▸ **What you are asked to do**:
Look through the data for the string "base". Copy every line where it is found.

▸ **Provided material**:

= Beginning of Section =

template <int NQ, bool SPARSE>
__global__ __launch_bounds__(At3<NQ>::THREADS, (NQ == 2 ? 2 : 1)) void flash_attn_fwd_kernel3(const AttnArgs p) {
    constexpr int NP = At3<NQ>::PIECES, NW = At3<NQ>::WAVES, RW = At3<NQ>::ROWS, NS = At3<NQ>::SLOTS;
    extern __shared__ __attribute__((aligned(16))) char smem[];
    GF_LDS char* lds = (GF_LDS char*)smem;
    const int tid = threadIdx.x;
    const int lane = tid & 63;
    const int wave = __builtin_amdgcn_readfirstlane(tid >> 6);
    const int r = lane & 15, g = lane >> 4;
    int head, qb0;
    gf_xcd_head_block(blockIdx.x, p.heads, p.n_qblocks, head, qb0);
    const int q0 = qb0 * QB + wave * RW;

    int vt_last = 0;
    bf16x8 qf[NQ][4];
#pragma unroll
    for (int qb = 0; qb < NQ; ++qb) {
        const int qr = min(q0 + 16 * qb + r, p.q_len - 1);
        const u16* qp = p.q + (long)qr * p.q_stride + head * HD + 8 * g;
#pragma unroll
        for (int ks = 0; ks < 4; ++ks) {
            qf[qb][ks] = *reinterpret_cast<const bf16x8*>(qp + 32 * ks);
        }
    }

    const int dma_r = lane >> 4;
    unsigned k_off0, vt_off0;
    {
        const int row = 4 * wave + dma_r;
        const int lch = (lane & 15) ^ (row & 15);
        k_off0 = ((unsigned)row * (unsigned)p.k_stride + head * HD + lch * 8) * 2u;
        const int vrow = 8 * wave + (lane >> 3);
        const int vch = (lane & 7) ^ ((vrow >> 1) & 7);
        vt_off0 = (unsigned)(((long)head * HD + vrow) * p.kv_pad + vch * 8) * 2u;
    }
    const unsigned kstep = KVB * (unsigned)p.k_stride * 2u;
    const unsigned k_piece = 4u * NW * (unsigned)p.k_stride * 2u, vt_piece = 8u * NW * (unsigned)p.kv_pad * 2u;
    typedef __attribute__((ext_vector_type(4))) unsigned u32x4s;
    auto make_srd = [](const void* base) {
        const unsigned long b = (unsigned long)base;
        u32x4s s;
        s[0] = (unsigned)b;
        s[1] = (unsigned)(b >> 32) & 0xffffu;
        s[2] = 0xffffffffu;
        s[3] = 0x00020000u;
// ... 96 lines not shown
    };

    auto qk_plain = [&](auto par_c) __attribute__((always_inline)) {
        constexpr int PAR = decltype(par_c)::value;
#pragma unroll
        for (int kb = 0; kb < 4; ++kb)
#pragma unroll
            for (int qb = 0; qb < NQ; ++qb) sc[PAR][kb][qb] = negm[qb];
#pragma unroll
        for (int ks = 0; ks < 4; ++ks)
#pragma unroll
            for (int kb = 0; kb < 4; ++kb) {
                const bf16x8 kf = *(GF_LDS bf16x8*)(lds + koff[ks] + kb * 4096 + PAR * KV_TILE_BYTES);
#pragma unroll
                for (int qb = 0; qb < NQ; ++qb) mfma_qk(sc[PAR][kb][qb], kf, qf[qb][ks]);
            }
    };
    auto pv_plain = [&](auto buf_c) __attribute__((always_inline)) {
        constexpr int BUF = decltype(buf_c)::value;
#pragma unroll
        for (int kk = 0; kk < 2; ++kk)
#pragma unroll
            for (int db = 0; db < 8; ++db) {
                const bf16x8 vf = *(GF_LDS bf16x8*)(lds + voff[kk] + db * 2048 + BUF * KV_TILE_BYTES);
#pragma unroll
                for (int qb = 0; qb < NQ; ++qb) mfma_pv(oacc[db][qb], vf, pf(kk, qb));
            }
#pragma unroll
        for (int kk = 0; kk < 2; ++kk)
#pragma unroll
            for (int qb = 0; qb < NQ; ++qb) mfma_pv(oacc[NDB - 1][qb], ones, pf(kk, qb));
    };
    auto apply_pending = [&]() __attribute__((always_inline)) {
        if (pend) {
    #pragma unroll
            for (int db = 0; db < NDB; ++db)
#pragma unroll
                for (int qb = 0; qb < NQ; ++qb)
#pragma unroll
                    for (int e = 0; e < 4; ++e) oacc[db][qb][e] *= alpha_pend[qb];
            pend = false;
        }
    };
    auto new_max = [&](auto par_c, const float (&mx)[NQ], bool first) {
        constexpr int PAR = decltype(par_c)::value;
        float over = mx[0];
#pragma unroll
        for (int qb = 1; qb < NQ; ++qb) over = fmaxf(over, mx[qb]);
        constexpr float QUIET = 6.0f;
        const bool quiet = __all(over <= QUIET);
        if (first || !quiet) {
#pragma unroll
            for (int qb = 0; qb < NQ; ++qb) {
                float d = mx[qb];
                d = fmaxf(d, __shfl_xor(d, 16));
                d = fmaxf(d, __shfl_xor(d, 32));
                if (!first) d = fmaxf(d, 0.f);
                const float m_new = d - negm[qb][0];
                const float alpha = __builtin_amdgcn_exp2f(-d);
#pragma unroll
                for (int kb = 0; kb < 4; ++kb)
#pragma unroll
                    for (int e = 0; e < 4; ++e) sc[PAR][kb][qb][e] -= d;
#pragma unroll
                for (int e = 0; e < 4; ++e) negm[qb][e] = -m_new;
                alpha_pend[qb] = alpha;
            }
            pend = !first;
        }
    };
    auto mask_ragged = [&](auto par_c, int t) __attribute__((always_inline)) {
        constexpr int PAR = decltype(par_c)::value;
        if (ragged && t == (SPARSE ? nt_all : nt) - 1) {
#pragma unroll
            for (int kb = 0; kb < 4; ++kb)
#pragma unroll
                for (int j = 0; j < 4; ++j)
                    if (t * KVB + 16 * kb + 4 * g + j >= p.kv_len) {
#pragma unroll
                        for (int qb = 0; qb < NQ; ++qb) sc[PAR][kb][qb][j] = -INFINITY;
                    }
        }
    };
    auto softmax_plain = [&](auto par_c, int t, int pos) __attribute__((always_inline)) {
        constexpr int PAR = decltype(par_c)::value;
        mask_ragged(par_c, t);
        float mx[NQ];
#pragma unroll
        for (int qb = 0; qb < NQ; ++qb) {
            mx[qb] = sc[PAR][0][qb][0];
#pragma unroll
            for (int kb = 0; kb < 4; ++kb)
#pragma unroll
                for (int j = 0; j < 4; ++j) mx[qb] = fmaxf(mx[qb], sc[PAR][kb][qb][j]);
        }
        new_max(par_c, mx, pos == 0);
#pragma unroll
        for (int qb = 0; qb < NQ; ++qb) {
#pragma unroll
            for (int kb = 0; kb < 4; ++kb)
#pragma unroll
                for (int j = 0; j < 4; j += 2) {
                    const float p0 = __builtin_amdgcn_exp2f(sc[PAR][kb][qb][j]);
                    const float p1 = __builtin_amdgcn_exp2f(sc[PAR][kb][qb][j + 1]);
                    pfw[kb >> 1][qb][(kb & 1) * 2 + (j >> 1)] = pack2bf(p0, p1);
                }
        }
    };

    constexpr int RING = K3_RING;
    bf16x8 fr[RING];
    auto frag_load = [&](auto f_c, auto par_c) __attribute__((always_inline)) {
        constexpr int F = decltype(f_c)::value, PAR = decltype(par_c)::value;
        if constexpr (F < 16) {
            constexpr int kk = F >> 3, db = F & 7;
            fr[F % RING] = *(GF_LDS bf16x8*)(lds + voff[kk] + db * 2048 + (1 - PAR) * KV_TILE_BYTES);
        } else if constexpr (F < 32) {
            constexpr int ks = (F - 16) >> 2, kb = (F - 16) & 3;
            fr[F % RING] = *(GF_LDS bf16x8*)(lds + koff[ks] + kb * 4096 + (1 - PAR) * KV_TILE_BYTES);
        }
    };
    auto mfma_op = [&](auto s_c, auto par_c) __attribute__((always_inline)) {
        constexpr int S = decltype(s_c)::value, PAR = decltype(par_c)::value;
        constexpr int F = S / NQ, qb = (F & 1) ? NQ - 1 - S % NQ : S % NQ;
        if constexpr (F < 16) {
            constexpr int kk = F >> 3, db = F & 7;
            mfma_pv(oacc[db][qb], fr[F % RING], pf(kk, qb));
        } else {
            constexpr int ks = (F - 16) >> 2, kb = (F - 16) & 3;
            if constexpr (ks == 0) {
                mfma_qk_first(sc[1 - PAR][kb][qb], fr[F % RING], qf[qb][ks], negm[qb]);
            } else {
                mfma_qk(sc[1 - PAR][kb][qb], fr[F % RING], qf[qb][ks]);
            }
        }
    };
    auto dma_slot = [&](auto s_c, auto par_c, int tv, int tk) __attribute__((always_inline)) {
        constexpr int S = decltype(s_c)::value, PAR = decltype(par_c)::value;
        if constexpr (S >= K3_DMA0 && (S - K3_DMA0) % K3_DMAS == 0 && (S - K3_DMA0) / K3_DMAS < 2 * NP) {
            constexpr int i = (S - K3_DMA0) / K3_DMAS;
            if constexpr (i < NP) {
                stage_piece(1, tv, PAR, i);
            } else {
                stage_piece(0, tk, PAR, i - NP);
            }
        }
    };
    auto phase = [&](auto par_c, int pidx) __attribute__((always_inline)) {
        constexpr int PAR = decltype(par_c)::value;
        apply_pending();
        gf_static_for<0, RING - 1>([&](auto f_c) { frag_load(f_c, par_c); });
        float mx[NQ];
#pragma unroll
        for (int qb = 0; qb < NQ; ++qb) mx[qb] = -INFINITY;
        gf_static_for<0, 4 * NQ>([&](auto s_c) {
            constexpr int S = decltype(s_c)::value;
            mfma_op(s_c, par_c);
            if constexpr (S % NQ == 0) frag_load(std::integral_constant<int, S / NQ + RING - 1>{}, par_c);
            {
                constexpr int kb = S / NQ, qb = S % NQ;
                const f32x4& v = sc[PAR][kb][qb];
                mx[qb] = fmaxf(fmaxf(mx[qb], v[0]), v[1]);
                mx[qb] = fmaxf(fmaxf(mx[qb], v[2]), v[3]);
            }
            __builtin_amdgcn_sched_barrier(0);
        });
        new_max(par_c, mx, false);
        float pe[2];
        gf_static_for<4 * NQ, NS>([&](auto s_c) {
            constexpr int S = decltype(s_c)::value;
            mfma_op(s_c, par_c);
            if constexpr (S == 8 * NQ - 1 || S == 16 * NQ - 1) {
#pragma unroll
                for (int qb = 0; qb < NQ; ++qb) mfma_pv(oacc[NDB - 1][qb], ones, pf(S / (8 * NQ), qb));
            }
            if constexpr (S % NQ == 0) frag_load(std::integral_constant<int, S / NQ + RING - 1>{}, par_c);
            dma_slot(s_c, par_c, SPARSE ? w0 : pidx, SPARSE ? w2 : pidx + 2);
            if constexpr (S >= 8 * NQ) {
                constexpr int T = (S - 8 * NQ) % 3, e = ((S - 8 * NQ) / 3) * 2 + (T == 2 ? 1 : T);
                constexpr int kk = e / (8 * NQ), qb = (e >> 3) % NQ, kb = 2 * kk + ((e >> 2) & 1), j = e & 3;
                if constexpr (T != 2) {
                    asm volatile("v_exp_f32 %0, %1" : "=v"(pe[T]) : "v"(sc[PAR][kb][qb][j]));
                } else {
                    unsigned w;
                    asm volatile("v_cvt_pk_bf16_f32 %0, %1, %2" : "=v"(w) : "v"(pe[0]), "v"(pe[1]));
                    pfw[kk][qb][(kb & 1) * 2 + (j >> 1)] = w;
                }
            }
            __builtin_amdgcn_sched_barrier(0);
        });
        if constexpr (SPARSE) {
            w0 = w1;
            w1 = w2;
            w2 = tile_clamp(w_next);
            w_next = tile_raw(pidx + 4);
        }
        asm volatile("s_waitcnt vmcnt(0)" ::: "memory");
        __syncthreads();
    };

// ... 15 lines not shown
    if (nt > 1) qk_plain(C1{});
    asm volatile("s_waitcnt vmcnt(0)" ::: "memory");
    __syncthreads();
    int pi = 1;
    for (; pi + 1 <= nt - 2; pi += 2) {
        phase(C1{}, pi);
        phase(C0{}, pi + 1);
    }
    if (pi <= nt - 2) {
        phase(C1{}, pi);
        ++pi;
    }
    if (nt >= 2) {
        const int par = (nt - 1) & 1;
        const int t_last = SPARSE ? w0 : nt - 1;
        stage(1, t_last, par);
        apply_pending();
        if (par) {
            pv_plain(C0{});
            softmax_plain(C1{}, t_last, nt - 1);
        } else {
            pv_plain(C1{});
            softmax_plain(C0{}, t_last, nt - 1);
        }
        asm volatile("s_waitcnt vmcnt(0)" ::: "memory");
        __syncthreads();
    }
    apply_pending();
    if ((nt - 1) & 1)
        pv_plain(C1{});
    else
        pv_plain(C0{});

    {
        float inv[NQ];
#pragma unroll
        for (int qb = 0; qb < NQ; ++qb) {
            const float l = __shfl(oacc[NDB - 1][qb][0], r);
            inv[qb] = 1.0f / l;
            const int qrow = q0 + 16 * qb + r;
            if (p.lse && g == 0 && qrow < p.q_len) p.lse[(long)qrow * p.heads + head] = -negm[qb][0] + __builtin_amdgcn_logf(l);
        }
        __syncthreads();
        GF_LDS char* ob = lds + wave * (RW * 256);
#pragma unroll
        for (int qb = 0; qb < NQ; ++qb)
#pragma unroll
            for (int db = 0; db < 8; ++db) {
                u32x2 pk;
                pk[0] = pack2bf(oacc[db][qb][0] * inv[qb], oacc[db][qb][1] * inv[qb]);
                pk[1] = pack2bf(oacc[db][qb][2] * inv[qb], oacc[db][qb][3] * inv[qb]);
                const int row = 16 * qb + r;
                *(GF_LDS u32x2*)(ob + row * 256 + (((2 * db + (g >> 1)) ^ (row & 15)) << 4) + 8 * (g & 1)) = pk;
            }
        asm volatile("s_waitcnt lgkmcnt(0)" ::: "memory");
#pragma unroll
        for (int it = 0; it < RW / 4; ++it) {
            const int row = 4 * it + (lane >> 4), ch = lane & 15;
            const u16x8 v8 = *(GF_LDS u16x8*)(ob + row * 256 + ((ch ^ (row & 15)) << 4));
            if (q0 + row < p.q_len)
                *reinterpret_cast<u16x8*>(p.o + (long)(q0 + row) * p.o_stride + head * HD + 8 * ch) = v8;
        }
    }
}

__global__ __launch_bounds__(256) void transpose_v32_kernel(const u16* __restrict__ v, u16* __restrict__ vt, int kv_len, long kv_pad,
// ... 134 lines not shown
    GF_CHECK_ARG(v && vt, "gf_transpose_v: null pointer");
    GF_CHECK_ARG(kv_len > 0 && heads > 0 && kv_pad >= kv_len && kv_pad % KVB == 0 && v_stride % 8 == 0 && v_stride >= heads * HD,
                 "gf_transpose_v: kv_pad must be a multiple of 64 covering kv_len; v_stride must cover heads*128");
    GF_CHECK_ARG(gf_aligned16(v) && gf_aligned16(vt), "gf_transpose_v: 16-byte alignment required");
    GF_CHECK_ARG(heads * HD * kv_pad < (1LL << 31), "gf_transpose_v: heads*128*kv_pad must stay below 2^31 elements");
    hipLaunchKernelGGL(transpose_v_kernel, dim3((unsigned)(kv_pad / KVB), (unsigned)heads), dim3(256), 0, (hipStream_t)stream,
                       (const u16*)v, (u16*)vt, (int)kv_len, (long)kv_pad, (long)v_stride);
    GF_CHECK_LAUNCH("gf_transpose_v");
    return GF_OK;
}

extern "C" GF_API int gf_flash_attn_fwd_vt(const void* q, const void* k, const void* vt, void* o, float* lse, int64_t q_len,
                                           int64_t kv_len, int64_t kv_pad, int64_t heads, int64_t head_dim, int64_t q_stride,
                                           int64_t k_stride, int64_t o_stride, float scale, void* stream) {
    GF_CHECK_ARG(vt && kv_pad >= kv_len && kv_pad % KVB == 0 && gf_aligned16(vt), "gf_flash_attn_fwd_vt: bad V^T buffer");
    GF_CHECK_ARG(heads * HD * kv_pad < (1LL << 31), "gf_flash_attn_fwd_vt: heads*128*kv_pad must stay below 2^31 elements");
    return flash_attn_fwd_impl(q, k, k, o, lse, q_len, kv_len, heads, head_dim, q_stride, k_stride, k_stride, o_stride, scale,
                               stream, vt, kv_pad);
}

extern "C" GF_API int gf_transpose_v32(const void* v, int64_t v_stride, void* vt, int64_t kv_len, int64_t kv_pad, int64_t heads,
                                       void* stream) {
    GF_CHECK_ARG(v && vt, "gf_transpose_v32: null pointer");
    GF_CHECK_ARG(kv_len > 0 && heads > 0 && kv_pad >= kv_len && kv_pad % KVB == 0 && v_stride % 8 == 0 && v_stride >= heads * HD,
                 "gf_transpose_v32: kv_pad must be a multiple of 64 covering kv_len; v_stride must cover heads*128");
    GF_CHECK_ARG(gf_aligned16(v) && gf_aligned16(vt), "gf_transpose_v32: 16-byte alignment required");
    GF_CHECK_ARG(heads * HD * kv_pad < (1LL << 31), "gf_transpose_v32: heads*128*kv_pad must stay below 2^31 elements");
    hipLaunchKernelGGL(transpose_v32_kernel, dim3((unsigned)(kv_pad / KVB), (unsigned)heads), dim3(256), 0, (hipStream_t)stream,
                       (const u16*)v, (u16*)vt, (int)kv_len, (long)kv_pad, (long)v_stride);
    GF_CHECK_LAUNCH("gf_transpose_v32");
    return GF_OK;
}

= End of Section =

▸ **Solution for this task**:
    auto make_srd = [](const void* base) {
        const unsigned long b = (unsigned long)base;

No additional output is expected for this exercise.